A picture of two guys poking apart veiny corn roots dangling from the ceiling.
Credit: Bayer
Bayer scientists in Research Triangle Park, N.C., investigate corn rootworm.

As three large agrochemical deals—the Dow Chemical-DuPont merger, Bayer’s purchase of Monsanto, and ChemChina’s buy of Syngenta—languish in front of antitrust regulators in the U.S. and Europe, the companies are going on a charm offensive in an effort to convince officials that their mergers will benefit farmers.

Bayer CEO Werner Baumann and Monsanto head Hugh Grant met earlier this month with president-elect Donald Trump in New York City to pitch their deal and promise R&D investment.

“The combined company expects to spend approximately $16 billion for R&D in agriculture over the next six years, with at least half of this investment made in the U.S.,” the companies said, noting that investment would create “several thousand new high-tech, well-paying jobs.” The companies said they would make St. Louis their global seeds and traits R&D headquarters.

The Trump transition team touted the pledges. However, it isn’t clear if Bayer and Monsanto are merely promising to do what they intended to do anyway. During their most recent fiscal years they spent a combined $2.7 billion on agriculture R&D, a level that would add up to more than $16 billion over six years.

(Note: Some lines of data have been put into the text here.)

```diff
+      const double x3 = y3 * t[9];
+      u = __builtin_fma(-lc[q][3], x3, u);
+      const double x2 = __builtin_fma(-t[5], x3, y2) * t[8];
+      u = __builtin_fma(-lc[q][2], x2, u);
+      const double x1 = __builtin_fma(-t[2], x2, __builtin_fma(-t[4], x3, y1)) * t[7];
+      u = __builtin_fma(-lc[q][1], x1, u);
+      const double x0 = __builtin_fma(-t[0], x1, __builtin_fma(-t[1], x2, __builtin_fma(-t[3], x3, y0))) * t[6];
+      u = __builtin_fma(-lc[q][0], x0, u);
+      const double xhi = odd ? x3 : x2, xlo = odd ? x1 : x0;
+      const double xs = upper ? xhi : xlo;
+      x = (lane >> 2) == q ? xs : x;
+    }
+    zs[lane] = x;
+  }
   S1_STAMP(6);
 #ifdef ROMHC_SOLVE1_STAMPS
 #pragma unroll
```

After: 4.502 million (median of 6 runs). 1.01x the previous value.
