int mmw_get_pose_rows(mmw_ctx* x, int32_t* n_rows, int32_t* scene_idx, int32_t* track_idx, float* feats,
                      size_t cap_floats) {
    if (!x || !n_rows) return fail(MMW_ERR_INVALID, "ctx/n_rows is NULL");
    CK(cudaSetDevice(x->device));
    CK(sync_main(x));
    const int b = x->rows_buf;
    int n = 0;
    CK(cudaMemcpy(&n, b ? x->d_pose_total2 : x->d_pose_total, sizeof(int), cudaMemcpyDeviceToHost));
    *n_rows = n;
    if (n == 0 || (!scene_idx && !track_idx && !feats)) return MMW_OK;
    std::vector<int32_t> hs(n), ht(n);
    CK(cudaMemcpy(hs.data(), b ? x->d_row_scene2 : x->d_row_scene, sizeof(int32_t) * n, cudaMemcpyDeviceToHost));
    CK(cudaMemcpy(ht.data(), b ? x->d_row_track2 : x->d_row_track, sizeof(int32_t) * n, cudaMemcpyDeviceToHost));
    std::vector<int> order(n);
    for (int i = 0; i < n; ++i) order[i] = i;
    std::stable_sort(order.begin(), order.end(), [&](int p, int q) { return hs[p] != hs[q] ? hs[p] < hs[q] : ht[p] < ht[q]; });
    for (int i = 0; i < n; ++i) {
        if (scene_idx) scene_idx[i] = hs[order[i]];
        if (track_idx) track_idx[i] = ht[order[i]];
    }
    if (feats) {
        const size_t per = (size_t)x->dc.ring_size * kFeatPts * kRawCols;
        if (cap_floats < per * n) return fail(MMW_ERR_CAPACITY, "feats buffer too small");
        std::vector<float> hf(per * n);
        CK(cudaMemcpy(hf.data(), x->d_feats, sizeof(float) * per * n, cudaMemcpyDeviceToHost));
        for (int i = 0; i < n; ++i) std::memcpy(feats + per * i, hf.data() + per * order[i], sizeof(float) * per);
    }
    return MMW_OK;
}

int mmw_get_counters(mmw_ctx* x, uint64_t out[8], int reset) {
    if (!x || !out) return fail(MMW_ERR_INVALID, "ctx/out is NULL");
    CK(cudaSetDevice(x->device));
    CK(sync_main(x));
    unsigned long long h[8];
    CK(cudaMemcpy(h, x->d_counters, sizeof(h), cudaMemcpyDeviceToHost));
    for (int i = 0; i < 8; ++i) out[i] = h[i];
    if (reset) CK(cudaMemset(x->d_counters, 0, sizeof(h)));
    return MMW_OK;
}

}

namespace mmw {

__global__ void preprocess_kernel(DevConfig c, const float* pts, size_t n, double* world, uint8_t* keep) {
    const size_t i = (size_t)blockIdx.x * blockDim.x + threadIdx.x;
    if (i >= n) return;
    const float* p = pts + i * kRawCols;
    double w[6];
    world_from_raw(c.sensor, p[0], p[1], p[2], p[3], w);
    double* o = world + i * 8;
#pragma unroll
    for (int k = 0; k < 6; ++k) o[k] = w[k];
    o[6] = __dmul_rn((double)p[3], c.sensor.doppler_res);
    o[7] = (double)p[4];
    keep[i] = ((w[2] <= c.sensor.z_max) && (w[2] > 0.0) && (w[1] > 0.0)) ? 1 : 0;
}

__global__ void __launch_bounds__(kStepThreads) dbscan_stage_kernel(DevConfig c, const double* xyz,
                                                                    const int32_t* offsets, double eps, int min_samples,
                                                                    int32_t* labels, int maxB) {
    extern __shared__ __align__(16) unsigned char smem[];
    double* X = reinterpret_cast<double*>(smem);
    double* Y = X + maxB;
    double* Z = Y + maxB;
    int* par = reinterpret_cast<int*>(Z + maxB);
    int* cl = par + maxB;
    int* scan = cl + maxB;
    const int off = offsets[blockIdx.x];
    const int B = offsets[blockIdx.x + 1] - off;
    if (B <= 0) return;
    for (int b = threadIdx.x; b < B; b += blockDim.x) {
        X[b] = xyz[(size_t)(off + b) * 3 + 0];
        Y[b] = xyz[(size_t)(off + b) * 3 + 1];
        Z[b] = xyz[(size_t)(off + b) * 3 + 2];
    }
    __syncthreads();
    dbscan_block(NbExact{c, X, Y, Z, eps}, B, min_samples, par, cl, scan);
    for (int b = threadIdx.x; b < B; b += blockDim.x) labels[off + b] = cl[b];
}
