# CloudEngineHub/FairyGen

Hardware: AMD Instinct MI355X
Metric: decoded frames/sec (sec/clip in config), Wan2.2-TI2V-5B 704x1280x121 @ 5 steps (higher is better)
Workload: dtype bf16

## Files before the change

fairygen_amd/csrc/capi.cpp:

```cpp
#include <stdarg.h>
#include <stdio.h>
#include "../../include/fairygen_hip.h"

static thread_local char g_err[512] = "";

void fg_set_error(const char* fmt, ...) {
    va_list ap;
    va_start(ap, fmt);
    vsnprintf(g_err, sizeof(g_err), fmt, ap);
    va_end(ap);
}

extern "C" int fg_version(void) { return 5; }
extern "C" const char* fg_last_error(void) { return g_err; }
```

fairygen_amd/csrc/dit_elementwise.hip:

```cpp
#include "common.h"

#ifndef FG_ROW_MIN_WAVES
#define FG_ROW_MIN_WAVES 4
#endif
#define FG_ROW_BOUNDS __launch_bounds__(256, FG_ROW_MIN_WAVES)

namespace {

constexpr int kMaxVec = 8;
constexpr int kRowsPerBlock = 4;

struct Row {
    float v[kMaxVec][8];
};

__device__ __forceinline__ void load_row(const bf16* p, int C, int lane, Row& r) {
    const int nvec = C >> 3;
#pragma unroll
    for (int i = 0; i < kMaxVec; ++i) {
        const int vi = lane + i * 64;
        if (vi < nvec) {
            bf16x8 t = *reinterpret_cast<const bf16x8*>(p + (int64_t)vi * 8);
#pragma unroll
            for (int j = 0; j < 8; ++j) r.v[i][j] = (float)t[j];
        } else {
#pragma unroll
            for (int j = 0; j < 8; ++j) r.v[i][j] = 0.f;
        }
    }
}

__device__ __forceinline__ bf16x8 ld8(const bf16* p) { return *reinterpret_cast<const bf16x8*>(p); }
__device__ __forceinline__ void st8(bf16* p, const float* f) {
    bf16x8 t;
#pragma unroll
    for (int j = 0; j < 8; ++j) t[j] = (bf16)f[j];
    *reinterpret_cast<bf16x8*>(p) = t;
}
// ... 238 lines not shown
                const int d0 = PLAIN ? ((vi * 8) & (head_dim - 1)) : ((vi * 8) % head_dim);
                if (F32TAB) {
                    f32x4 t0 = h0, t1 = h1;
                    if (!hoist) {
                        const f32x4* tp = reinterpret_cast<const f32x4*>(static_cast<const float*>(ctv) + (row * half + (d0 >> 1)) * 2);
                        t0 = tp[0];
                        t1 = tp[1];
                    }
                    const float cs[8] = {t0[0], t0[1], t0[2], t0[3], t1[0], t1[1], t1[2], t1[3]};
#pragma unroll
                    for (int j = 0; j < 4; ++j) {
                        const float a = o[2 * j], b = o[2 * j + 1], c = cs[2 * j], sn = cs[2 * j + 1];
                        o[2 * j] = rbf(__builtin_fmaf(a, c, -(b * sn)));
                        o[2 * j + 1] = rbf(__builtin_fmaf(a, sn, b * c));
                    }
                } else {
                    const double* cp = static_cast<const double*>(ctv) + row * half + (d0 >> 1);
                    const double* sp = static_cast<const double*>(stv) + row * half + (d0 >> 1);
#pragma unroll
                    for (int j = 0; j < 4; ++j) {
                        const double a = (double)o[2 * j], b = (double)o[2 * j + 1];
                        const double c = cp[j], sn = sp[j];
                        o[2 * j] = (float)(bf16)(a * c - b * sn);
                        o[2 * j + 1] = (float)(bf16)(a * sn + b * c);
                    }
                }
            }
            const int col = vi * 8, g = PLAIN ? 0 : col / group_cols;
            st8(out + g * out_group_stride + row * out_ld + (col - g * group_cols), o);
        }
    }
}

__global__ __launch_bounds__(256) void copy_groups_kernel(const bf16* __restrict__ src, int64_t sgs, int64_t sld,
                                                          bf16* __restrict__ dst, int64_t dgs, int64_t dld, int groups,
                                                          int64_t rows, int vec_per_row) {
    const int64_t total = (int64_t)groups * rows * vec_per_row;
    for (int64_t i = (int64_t)blockIdx.x * blockDim.x + threadIdx.x; i < total; i += (int64_t)gridDim.x * blockDim.x) {
        const int64_t rg = i / vec_per_row;
        const int v = (int)(i - rg * vec_per_row);
        const int64_t r = rg / groups;
        const int g = (int)(rg - r * groups);
        *reinterpret_cast<u32x4*>(dst + g * dgs + r * dld + v * 8) =
            *reinterpret_cast<const u32x4*>(src + g * sgs + r * sld + v * 8);
    }
}


template <int KIND>
__global__ __launch_bounds__(256) void act_kernel(const bf16* __restrict__ x, bf16* __restrict__ out, int64_t nvec) {
    for (int64_t i = (int64_t)blockIdx.x * blockDim.x + threadIdx.x; i < nvec; i += (int64_t)gridDim.x * blockDim.x) {
        const bf16x8 v = ld8(x + i * 8);
        float o[8];
#pragma unroll
        for (int j = 0; j < 8; ++j) o[j] = KIND == 0 ? silu_f((float)v[j]) : gelu_tanh_f((float)v[j]);
        st8(out + i * 8, o);
    }
}

__global__ __launch_bounds__(256) void cfg_euler_kernel(const bf16* __restrict__ lat, const bf16* __restrict__ posi,
                                                        const bf16* __restrict__ nega, bf16* __restrict__ out,
                                                        int64_t n, float cfg, float dsigma) {
    for (int64_t i = (int64_t)blockIdx.x * blockDim.x + threadIdx.x; i < n; i += (int64_t)gridDim.x * blockDim.x) {
        const float p = (float)posi[i];
        float pred = p;
        if (nega != nullptr) {
            const float ng = (float)nega[i];
            pred = rbf(ng + rbf(cfg * rbf(p - ng)));
        }
        out[i] = (bf16)((float)lat[i] + rbf(pred * dsigma));
    }
}

inline int check_rows(const char* fn, int64_t rows, int C, int64_t mod_rows, int64_t first_rows) {
    FG_CHECK_ARG(rows >= 0 && C > 0 && (C % 8) == 0 && C <= kMaxVec * 512, "%s: need C %% 8 == 0 and C <= %d (got rows=%lld C=%d)",
                 fn, kMaxVec * 512, (long long)rows, C);
    FG_CHECK_ARG(mod_rows == 1 || mod_rows == 2 || mod_rows == rows, "%s: mod_rows must be 1, 2 or rows (got %lld)", fn,
                 (long long)mod_rows);
    FG_CHECK_ARG(first_rows >= 0 && first_rows <= rows, "%s: first_rows out of range", fn);
    return FG_OK;
}

inline dim3 row_grid(int64_t rows) { return dim3((unsigned)((rows + kRowsPerBlock - 1) / kRowsPerBlock)); }

}

extern "C" {

int fg_ln_modulate_bf16(const void* x, const void* shift, const void* scale, void* out, int64_t rows, int C, float eps,
                        int64_t mod_rows, int64_t first_rows, int64_t mod_ld, fg_stream_t stream) {
    if (int e = check_rows("fg_ln_modulate_bf16", rows, C, mod_rows, first_rows)) return e;
    FG_CHECK_ARG(x && shift && scale && out, "fg_ln_modulate_bf16: null pointer");
    FG_CHECK_ARG(FG_ALIGNED16(x) && FG_ALIGNED16(shift) && FG_ALIGNED16(scale) && FG_ALIGNED16(out) && mod_ld % 8 == 0,
                 "fg_ln_modulate_bf16: pointers / mod_ld must be 16-byte aligned");
    if (rows == 0) return FG_OK;
    hipLaunchKernelGGL(ln_modulate_kernel, row_grid(rows), dim3(256), 0, (hipStream_t)stream, (const bf16*)x,
                       (const bf16*)shift, (const bf16*)scale, (bf16*)out, rows, C, eps, mod_rows, first_rows, mod_ld);
    return fg_launch_status("fg_ln_modulate_bf16");
}

int fg_ln_modulate_fp8_bf16(const void* x, const void* shift, const void* scale, void* out_fp8, float* out_scale, int64_t rows, int C,
                            float eps, int64_t mod_rows, int64_t first_rows, int64_t mod_ld, float fp8_max, fg_stream_t stream) {
    if (int e = check_rows("fg_ln_modulate_fp8_bf16", rows, C, mod_rows, first_rows)) return e;
    FG_CHECK_ARG(x && shift && scale && out_fp8 && out_scale, "fg_ln_modulate_fp8_bf16: null pointer");
    FG_CHECK_ARG(FG_ALIGNED16(x) && FG_ALIGNED16(shift) && FG_ALIGNED16(scale) && (((uintptr_t)out_fp8) & 7) == 0 && mod_ld % 8 == 0 &&
                     fp8_max > 0.f,
                 "fg_ln_modulate_fp8_bf16: pointers / mod_ld must be 16-byte aligned (out_fp8: 8), fp8_max positive");
    if (rows == 0) return FG_OK;
    hipLaunchKernelGGL(ln_modulate_fp8_kernel, row_grid(rows), dim3(256), 0, (hipStream_t)stream, (const bf16*)x, (const bf16*)shift,
                       (const bf16*)scale, (uint8_t*)out_fp8, out_scale, rows, C, eps, mod_rows, first_rows, mod_ld, fp8_max);
    return fg_launch_status("fg_ln_modulate_fp8_bf16");
}

int fg_ln_modulate_dual_bf16(const void* x, const void* shift, const void* scale, void* out, void* out_fp8, float* out_scale,
                             int64_t rows, int C, float eps, int64_t mod_rows, int64_t first_rows, int64_t mod_ld, float fp8_max,
                             fg_stream_t stream) {
    if (int e = check_rows("fg_ln_modulate_dual_bf16", rows, C, mod_rows, first_rows)) return e;
    FG_CHECK_ARG(x && shift && scale && out && out_fp8 && out_scale, "fg_ln_modulate_dual_bf16: null pointer");
    FG_CHECK_ARG(FG_ALIGNED16(x) && FG_ALIGNED16(shift) && FG_ALIGNED16(scale) && FG_ALIGNED16(out) && (((uintptr_t)out_fp8) & 7) == 0 &&
                     mod_ld % 8 == 0 && fp8_max > 0.f,
                 "fg_ln_modulate_dual_bf16: pointers / mod_ld must be 16-byte aligned (out_fp8: 8), fp8_max positive");
    if (rows == 0) return FG_OK;
    hipLaunchKernelGGL(ln_dual_kernel<0>, row_grid(rows), dim3(256), 0, (hipStream_t)stream, (const bf16*)x, (const bf16*)shift,
                       (const bf16*)scale, (bf16*)out, (uint8_t*)out_fp8, out_scale, rows, C, eps, mod_rows, first_rows, mod_ld, fp8_max);
    return fg_launch_status("fg_ln_modulate_dual_bf16");
}

int fg_ln_affine_dual_bf16(const void* x, const void* w, const void* b, void* out, void* out_fp8, float* out_scale, int64_t rows, int C,
// ... 9 lines not shown
    return fg_launch_status("fg_ln_affine_dual_bf16");
}
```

The European Commission appears increasingly concerned about the Dow-DuPont deal’s impact on innovation. According to the , the EC submitted an 800-page statement of objections to the two companies dwelling on whether having one less large competitor in seeds and agricultural chemicals would be detrimental to technological progress. The EC declined to comment.

Certainly, technology has been a theme for the EC for a while. In August, it pointed to innovation in crop protection when it launched an in-depth investigation into the merger. These concerns were reiterated by Competition Commissioner Margrethe Vestager in an interview with Bloomberg earlier this month after Dow and DuPont made their case for the deal behind closed doors. “The outcome of the merger, of course, is still very open,” she noted.

Meanwhile, Syngenta CEO Erik Fyrwald sounded upbeat about his company’s takeover by ChemChina. “We are working well with the U.S. and the EU regulators now toward finalizing agreements with them,” he told a CNBC reporter on the sidelines of the World Economic Forum in Davos.